25 Mar 2004 at 17:15, Room CO-015
Image Processing by The Curvelet Transform
Dr Jean-Luc Starck, CEA, Centre de Saclay, France
Wavelets have been very successful for many applications such as filtering, deconvolution, detection or compression. They have however some limitations when the data present anisotropic features, and we present new methods, such as the ridgelets and the curvelets, better adapted to this kind of data. Finally, we describe how to combine all these transforms in order to benefit of the advantages of each of them.

About the author
Jean-Luc Starck holds a Ph.D from University Nice-Sophia Antipolis and an Habilitation from University Paris XI. He was a visitor at the European Southern Observatory (ESO) in 1993 and at Stanford's statistics department in 2000. He has been a Researcher at CEA since 1994. His research interests include image processing, multiscale methods and statistical methods in astrophysics. He is also author of two books entitled Image Processing and Data Analysis: the Multiscale Approach (Cambridge University Press, 1998), and Astronomical Image and Data Analysis  (Springer, 2002).

11 Mar 2004 at 17:15, Room CO-015
Autofocusing in digital holography via sparse image representations
Michael Liebling, Biomedical Imaging Group, EPFL
The numerical reconstruction of digital Fresnel holograms involves the simulation of a propagating complex wave. Finding the appropriate propagation distance, where the wavefront is ``in-focus'', is difficult if done manually and calls for an automatic procedure.

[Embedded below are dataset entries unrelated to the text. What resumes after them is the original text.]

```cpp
template <> struct Vec16<f16_t> {
    static constexpr int N = 8;
    uint4 raw;
    __device__ __forceinline__ void zero() { raw = make_uint4(0, 0, 0, 0); }
    __device__ __forceinline__ float get(int i) const {
        const uint32_t w = (&raw.x)[i >> 1];
        const unsigned short h = (unsigned short)((i & 1) ? (w >> 16) : (w & 0xffffu));
        return (float)__builtin_bit_cast(_Float16, h);
    }
    __device__ __forceinline__ void set2(int pair, float lo, float hi) {
        const unsigned short a = __builtin_bit_cast(unsigned short, (_Float16)lo);
        const unsigned short b = __builtin_bit_cast(unsigned short, (_Float16)hi);
        (&raw.x)[pair] = (uint32_t)a | ((uint32_t)b << 16);
    }
};

template <typename T> __device__ __forceinline__ float load_as_f32(const T* p);
template <> __device__ __forceinline__ float load_as_f32<float>(const float* p) { return *p; }
template <> __device__ __forceinline__ float load_as_f32<bf16_t>(const bf16_t* p) { return bf2f(*p); }
template <> __device__ __forceinline__ float load_as_f32<f16_t>(const f16_t* p) { return (float)*p; }
template <typename T> __device__ __forceinline__ void store_from_f32(T* p, float v);
template <> __device__ __forceinline__ void store_from_f32<f16_t>(f16_t* p, float v) { *p = (f16_t)v; }
template <> __device__ __forceinline__ void store_from_f32<float>(float* p, float v) { *p = v; }
template <> __device__ __forceinline__ void store_from_f32<bf16_t>(bf16_t* p, float v) { *p = f2bf(v); }

__device__ __forceinline__ unsigned xcd_remap(unsigned bid, unsigned nblk) {
    const unsigned q = nblk >> 3, r = nblk & 7u, x = bid & 7u;
    const unsigned base = (x < r) ? x * (q + 1) : r * (q + 1) + (x - r) * q;
    return base + (bid >> 3);
}

__device__ __forceinline__ float wave_sum(float v) {
#pragma unroll
    for (int off = 32; off > 0; off >>= 1) v += __shfl_xor(v, off, 64);
    return v;
}

struct ActEpilogue {
    const float* bias;
    const float* noise;
    const float* noise_w;
    int noise_batch;
    int enabled;
    float alpha, scale;
    const void* residual;
    int res_ld;
    float res_gain;
    unsigned char* mask;
    int mask_tile_m, mask_tile_n;
    const void* sign_src;
    int sign_ld;
    float* part_b;
    float* part_n;
};

__device__ __host__ __forceinline__ long long act_mask_index(long long q, int cv, int C, int tile_m, int tile_n) {
    const int vpt = tile_n >> 3;
    const long long tm = q / tile_m;
    const int r = (int)(q - tm * tile_m), tn = cv / vpt, c = cv - tn * vpt;
    return ((tm * (C / tile_n) + tn) * tile_m + r) * vpt + c;
}

__device__ __forceinline__ unsigned int act_sign_byte(u32x4 packed) {
    unsigned int t = 0;
    const unsigned int ones = 0x00010001u;
#pragma unroll
    for (int k = 0; k < 4; ++k) {
        unsigned int h;
#if defined(__HIP_DEVICE_COMPILE__)
        asm("v_pk_max_i16 %0, %1, 0\n\tv_pk_min_u16 %0, %0, %2" : "=&v"(h) : "v"((unsigned int)packed[k]), "s"(ones));
#else
        h = 0;
#endif
        t |= h << (2 * k);
    }
    return (t | (t >> 15)) & 0xffu;
}

template <typename T>
__device__ __forceinline__ u32x4 residual_epilogue_apply(u32x4 raw, u32x4 res, float gain) {
    constexpr int VEC = 16 / sizeof(T);
    Vec16<T> v, r, o;
    v.raw = make_uint4(raw[0], raw[1], raw[2], raw[3]);
    r.raw = make_uint4(res[0], res[1], res[2], res[3]);
    float f[VEC];
#pragma unroll
    for (int e = 0; e < VEC; ++e) f[e] = fmaf(1.f, v.get(e), r.get(e)) * gain;
    if constexpr (VEC == 4) {
#pragma unroll
        for (int e = 0; e < 4; ++e) o.set(e, f[e]);
    } else {
#pragma unroll
        for (int e = 0; e < 4; ++e) o.set2(e, f[2 * e], f[2 * e + 1]);
    }
    u32x4 out;
    out[0] = o.raw.x; out[1] = o.raw.y; out[2] = o.raw.z; out[3] = o.raw.w;
    return out;
}

template <typename T, bool UNIT_SLOPE = false>
__device__ __forceinline__ u32x4 act_epilogue_apply(u32x4 raw, const float* bv, float nv, float alpha, float scale) {
    constexpr int VEC = 16 / sizeof(T);
    Vec16<T> v, o;
    v.raw = make_uint4(raw[0], raw[1], raw[2], raw[3]);
    float f[VEC];
#pragma unroll
    for (int e = 0; e < VEC; ++e) {
        const float add = nv + bv[e];
        const float val = v.get(e) + add;
        f[e] = (UNIT_SLOPE ? fmaxf(val, val * alpha) : ((val > 0.f) ? val : val * alpha)) * scale;
    }
    if constexpr (VEC == 4) {
#pragma unroll
        for (int e = 0; e < 4; ++e) o.set(e, f[e]);
    } else {
#pragma unroll
        for (int e = 0; e < 4; ++e) o.set2(e, f[2 * e], f[2 * e + 1]);
    }
    u32x4 r;
    r[0] = o.raw.x; r[1] = o.raw.y; r[2] = o.raw.z; r[3] = o.raw.w;
    return r;
}

typedef int msg_desc_t __attribute__((ext_vector_type(4)));
constexpr int MSG_DMA_OOB = (int)0x80000000;
__device__ __forceinline__ msg_desc_t msg_make_desc(const void* base) {
    const unsigned long long a = (unsigned long long)base;
    msg_desc_t d;
    d[0] = __builtin_amdgcn_readfirstlane((int)(unsigned)a);
    d[1] = __builtin_amdgcn_readfirstlane((int)(unsigned)((a >> 32) & 0xffffu));
    d[2] = 0x7ffffff0;
    d[3] = 0x00020000;
    return d;
}
#pragma clang diagnostic push
#pragma clang diagnostic ignored "-Winline-asm"
__device__ __forceinline__ void msg_dma16(msg_desc_t desc, unsigned lds_addr, int voff, int soff) {
#if defined(__HIP_DEVICE_COMPILE__)
    asm volatile("s_mov_b32 m0, %0\n\ts_nop 0\n\tbuffer_load_dwordx4 %1, %2, %3 offen lds"
                 :: "s"(lds_addr), "v"(voff), "s"(desc), "s"(soff) : "memory", "m0");
#endif
}
#pragma clang diagnostic pop

#define MSG_CHECK_LAUNCH() (hipGetLastError() == hipSuccess ? MSG_OK : MSG_ELAUNCH)

extern "C" int msg_bias_act_reduce_launch(const float* part_b, float* grad_bias, int C, long long n_b, const float* part_n,
                                          float* grad_nw, long long n_n, void* stream);
```

Baseline: 157.9.

## Add persistent multi-tile conv fprop kernel overlapping epilogue with next tile loads

Adds a persistent variant of the 256x256 pipelined conv fprop kernel. Each workgroup loops over several output tiles, with tiles banded per XCD, and prefetches the next tile's first stages while it runs the current tile's epilogue through a dedicated LDS patch region. It is used when the reduction loop is short (n_iters at or below a tunable threshold) and is meant to hide launch, prologue and epilogue costs for small-K convolutions. The risks are extra LDS use, which may reduce occupancy, a single workgroup per CU, and complex vmcnt accounting across tile boundaries.

```diff
diff --git a/multi_stylegan_amd/csrc/conv_fprop_pp.hip b/multi_stylegan_amd/csrc/conv_fprop_pp.hip
--- a/multi_stylegan_amd/csrc/conv_fprop_pp.hip
+++ b/multi_stylegan_amd/csrc/conv_fprop_pp.hip
@@ -9,26 +9,31 @@
     int kh, kw, stride, pad, in_up, pixel_shuffle, per_sample;
     long long x_bstride, w_bstride, y_bstride;
     int Mtot, n_chunks, n_iters, m_tiles, n_tiles;
+    int samples, persistent;
     ActEpilogue act;
 };
 
 constexpr int PM = 256, PN = 256, PROW = 128;
 constexpr int PSTAGE = (PM + PN) * PROW;
+constexpr int PPATCH = 32 * 64 * 2;
 
 __device__ __forceinline__ int pswz(int row, int slot) { return row * PROW + ((slot ^ ((row >> 1) & 7)) << 4); }
 #ifdef MSG_PP_STAMPS
+#ifndef PP_STAMP_T
+#define PP_STAMP_T 8
+#endif
 __device__ unsigned long long g_pp_stamps[256 * 8 * 10];
-#define PP_STAMP(k) do { if (t == 8 && blockIdx.x + 256 >= gridDim.x && blockIdx.z == gridDim.z - 1 && lane == 0) { unsigned long long tt; \
+#define PP_STAMP(k) do { if (t == PP_STAMP_T && blockIdx.x + 256 >= gridDim.x && blockIdx.z == gridDim.z - 1 && lane == 0) { unsigned long long tt; \
     asm volatile("s_memtime %0\n\ts_waitcnt lgkmcnt(0)" : "=s"(tt) :: "memory"); \
     g_pp_stamps[((blockIdx.x + 256 - gridDim.x) * 8 + wid_u) * 10 + (k)] = tt; } } while (0)
 extern "C" int msg_pp_debug_read(void* host_dst, int nbytes) {
     return hipMemcpyFromSymbol(host_dst, HIP_SYMBOL(g_pp_stamps), nbytes) == hipSuccess ? 0 : -1;
 }
-__device__ unsigned long long g_pp_clock[256 * 8 * 8];
+__device__ unsigned long long g_pp_clock[256 * 8 * 16];
 #define PP_CLOCK(k) do { if (blockIdx.x + 256 >= gridDim.x && blockIdx.z == gridDim.z - 1 && lane == 0) { unsigned long long tc, tr; \
     asm volatile("s_memtime %0\n\ts_memrealtime %1\n\ts_waitcnt lgkmcnt(0)" : "=s"(tc), "=s"(tr) :: "memory"); \
     const unsigned cl_ = blockIdx.x + 256 - gridDim.x; \
-    g_pp_clock[(cl_ * 8 + wid_u) * 8 + 2 * (k)] = tc; g_pp_clock[(cl_ * 8 + wid_u) * 8 + 2 * (k) + 1] = tr; } } while (0)
+    g_pp_clock[(cl_ * 8 + wid_u) * 16 + 2 * (k)] = tc; g_pp_clock[(cl_ * 8 + wid_u) * 16 + 2 * (k) + 1] = tr; } } while (0)
 __device__ unsigned long long g_pp_period[256 * 8 * 16];
 #define PP_PERIOD() do { if (t >= 8 && t < 24 && blockIdx.x + 256 >= gridDim.x && blockIdx.z == gridDim.z - 1 && lane == 0) { unsigned long long tt; \
     asm volatile("s_memtime %0\n\ts_waitcnt lgkmcnt(0)" : "=s"(tt) :: "memory"); \
@@ -62,7 +67,6 @@
     const int n0 = (int)(L % p.n_tiles) * PN;
     const int m0 = (int)(L / p.n_tiles) * PM;
     const int bz = blockIdx.z;
-    PP_CLOCK(0);
 
     const int slot_phys = lane & 7;
     const int row0 = wid * 32 + (lane >> 3);
@@ -189,41 +193,28 @@
     PP_BARRIER();
     if (grp == 1) PP_BARRIER();
 
-    PP_CLOCK(1);
     for (int t = 0; t < T; ++t) {
         const int buf = t & 1;
-        PP_PERIOD();
-        PP_STAMP(0);
         if (t + 1 < T) { advance(); issue(0, buf ^ 1); issue(2, buf ^ 1); }
-        PP_STAMP(1);
         read_half(0);
         asm volatile("s_waitcnt lgkmcnt(0)" ::: "memory");
-        PP_STAMP(2);
         PP_BARRIER();
-        PP_STAMP(3);
         __builtin_amdgcn_s_setprio(1);
         mfma_half(0, false, 0);
         __builtin_amdgcn_s_setprio(0);
-        PP_STAMP(4);
         PP_BARRIER();
-        PP_STAMP(5);
         read_half(1);
         flip_stage();
         asm volatile("s_waitcnt lgkmcnt(0)" ::: "memory");
-        PP_STAMP(6);
         if (grp == 1) asm volatile("s_waitcnt vmcnt(0)" ::: "memory");
-        PP_STAMP(7);
         PP_BARRIER();
-        PP_STAMP(8);
         __builtin_amdgcn_s_setprio(1);
         mfma_half(1, false, 0);
         __builtin_amdgcn_s_setprio(0);
         if (grp == 0) asm volatile("s_waitcnt vmcnt(0)" ::: "memory");
-        PP_STAMP(9);
         PP_BARRIER();
     }
     if (grp == 0) PP_BARRIER();
-    PP_CLOCK(2);
 
     constexpr int PITCH = 64 * ESZ;
     char* ep = smem + wid * (128 * PITCH);
@@ -315,7 +306,351 @@
             for (int e = 0; e < lim; ++e) dst[e] = (bf16_t)(v[pass][e >> 1] >> (16 * (e & 1)));
         }
     }
-    PP_CLOCK(3);
+}
+
+template <int ACT, bool BIAS>
+__global__ __launch_bounds__(512, 2) void conv_fprop_pp_tiles_kernel(const bf16_t* __restrict__ x, const bf16_t* __restrict__ w,
+                                                               bf16_t* __restrict__ y, const float* __restrict__ bias,
+                                                               ConvParamsPP p) {
+    constexpr int VEC = 8, BKE = 64, ESZ = 2;
+    __shared__ __attribute__((aligned(16))) char smem[2 * PSTAGE + 8 * PPATCH];
+
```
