__global__ __launch_bounds__(256) void conv_in_nchw_kernel(const float* __restrict__ x, const half_t* __restrict__ w,
                                                           const float* __restrict__ bias, half_t* __restrict__ out,
                                                           int B, int C, int H, int W, int Cout) {
  typedef half_t ci_h2 __attribute__((ext_vector_type(2)));
  const int HW = H * W, npix = B * HW;
  const int pix = blockIdx.x * 256 + threadIdx.x;
  const int co0 = blockIdx.y * 8;
  if (pix >= npix) return;
  const int b = pix / HW, rem = pix - b * HW, oy = rem / W, ox = rem - oy * W;
  ci_h2 x01[9], x23[9];
#pragma unroll
  for (int tap = 0; tap < 9; ++tap) {
    const int iy = oy + tap / 3 - 1, ix = ox + tap % 3 - 1;
    const bool ok = iy >= 0 && iy < H && ix >= 0 && ix < W;
    const float* xp = x + (size_t)b * C * HW + (ok ? iy * W + ix : rem);
    float v[4];
#pragma unroll
    for (int c = 0; c < 4; ++c) v[c] = (c < C && ok) ? xp[(size_t)c * HW] : 0.f;
    x01[tap] = ci_h2{(half_t)v[0], (half_t)v[1]};
    x23[tap] = ci_h2{(half_t)v[2], (half_t)v[3]};
  }
  h8 r;
#pragma unroll
  for (int o = 0; o < 8; ++o) {
    float acc = bias ? bias[co0 + o] : 0.f;
#pragma unroll
    for (int tap = 0; tap < 9; ++tap) {
      const h4 wv = *reinterpret_cast<const h4*>(w + ((size_t)(co0 + o) * 9 + tap) * 8);
      acc = dadd_fdot2(x01[tap], ci_h2{wv[0], wv[1]}, acc);
      acc = dadd_fdot2(x23[tap], ci_h2{wv[2], wv[3]}, acc);
    }
    r[o] = (half_t)acc;
  }
  *reinterpret_cast<h8*>(out + (size_t)pix * Cout + co0) = r;
}

template <int CG>
__global__ __launch_bounds__(256) void conv_in_nchw_gn_kernel(const float* __restrict__ x, const half_t* __restrict__ w,
                                                              const float* __restrict__ bias, half_t* __restrict__ out,
                                                              float* __restrict__ gn_ws, int B, int C, int H, int W, int Cout) {
  typedef half_t ci_h2 __attribute__((ext_vector_type(2)));
  static_assert((4 * CG) % 8 == 0, "four groups must be whole 8-channel stores");
  __shared__ float red[4][8];
  const int HW = H * W;
  const int pix = blockIdx.x * 256 + threadIdx.x;
  const int co0 = blockIdx.y * 4 * CG;
  const int b = pix / HW, rem = pix - b * HW, oy = rem / W, ox = rem - oy * W;
  ci_h2 x01[9], x23[9];
#pragma unroll
  for (int tap = 0; tap < 9; ++tap) {
    const int iy = oy + tap / 3 - 1, ix = ox + tap % 3 - 1;
    const bool ok = iy >= 0 && iy < H && ix >= 0 && ix < W;
    const float* xp = x + (size_t)b * C * HW + (ok ? iy * W + ix : rem);
    float v[4];
#pragma unroll
    for (int c = 0; c < 4; ++c) v[c] = (c < C && ok) ? xp[(size_t)c * HW] : 0.f;
    x01[tap] = ci_h2{(half_t)v[0], (half_t)v[1]};
    x23[tap] = ci_h2{(half_t)v[2], (half_t)v[3]};
  }
  float st[8] = {0.f, 0.f, 0.f, 0.f, 0.f, 0.f, 0.f, 0.f};
#pragma unroll
  for (int o8 = 0; o8 < 4 * CG / 8; ++o8) {
    h8 r;
#pragma unroll
    for (int o = 0; o < 8; ++o) {
      const int co = co0 + o8 * 8 + o;
      float acc = bias ? bias[co] : 0.f;
#pragma unroll
      for (int tap = 0; tap < 9; ++tap) {
        const h4 wv = *reinterpret_cast<const h4*>(w + ((size_t)co * 9 + tap) * 8);
        acc = dadd_fdot2(x01[tap], ci_h2{wv[0], wv[1]}, acc);
        acc = dadd_fdot2(x23[tap], ci_h2{wv[2], wv[3]}, acc);
      }
      r[o] = (half_t)acc;
      const float f = (float)r[o];
      const int g = (o8 * 8 + o) / CG;
      st[2 * g] += f;
      st[2 * g + 1] += f * f;
    }
    *reinterpret_cast<h8*>(out + (size_t)pix * Cout + co0 + o8 * 8) = r;
  }
#pragma unroll
  for (int i = 0; i < 8; ++i) st[i] = wave_sum(st[i]);
  const int lane = threadIdx.x & 63, wave = threadIdx.x >> 6;
  if (lane == 0) {
#pragma unroll
    for (int i = 0; i < 8; ++i) red[wave][i] = st[i];
  }
  __syncthreads();
  if (threadIdx.x < 8) {
    const int i = threadIdx.x;
    const float v = (red[0][i] + red[1][i]) + (red[2][i] + red[3][i]);
    const int chunk = (blockIdx.x * 256 - b * HW) >> 8, nchunk = HW >> 8;
    gn_ws[(((size_t)b * nchunk + chunk) * 32 + blockIdx.y * 4 + (i >> 1)) * 2 + (i & 1)] = v;
  }
}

We give a brief review of previously proposed autofocusing methods and propose an algorithm to overcome some of their limitations, in particular, their sensitivity to noise. We propose a method maximizing an image sharpness metric related to the sparsity of the signal's expansion in distance-dependent waveletlike bases (Fresnelets). We show the benefits of such an approach over others and present results based on simulations and experimental measurements.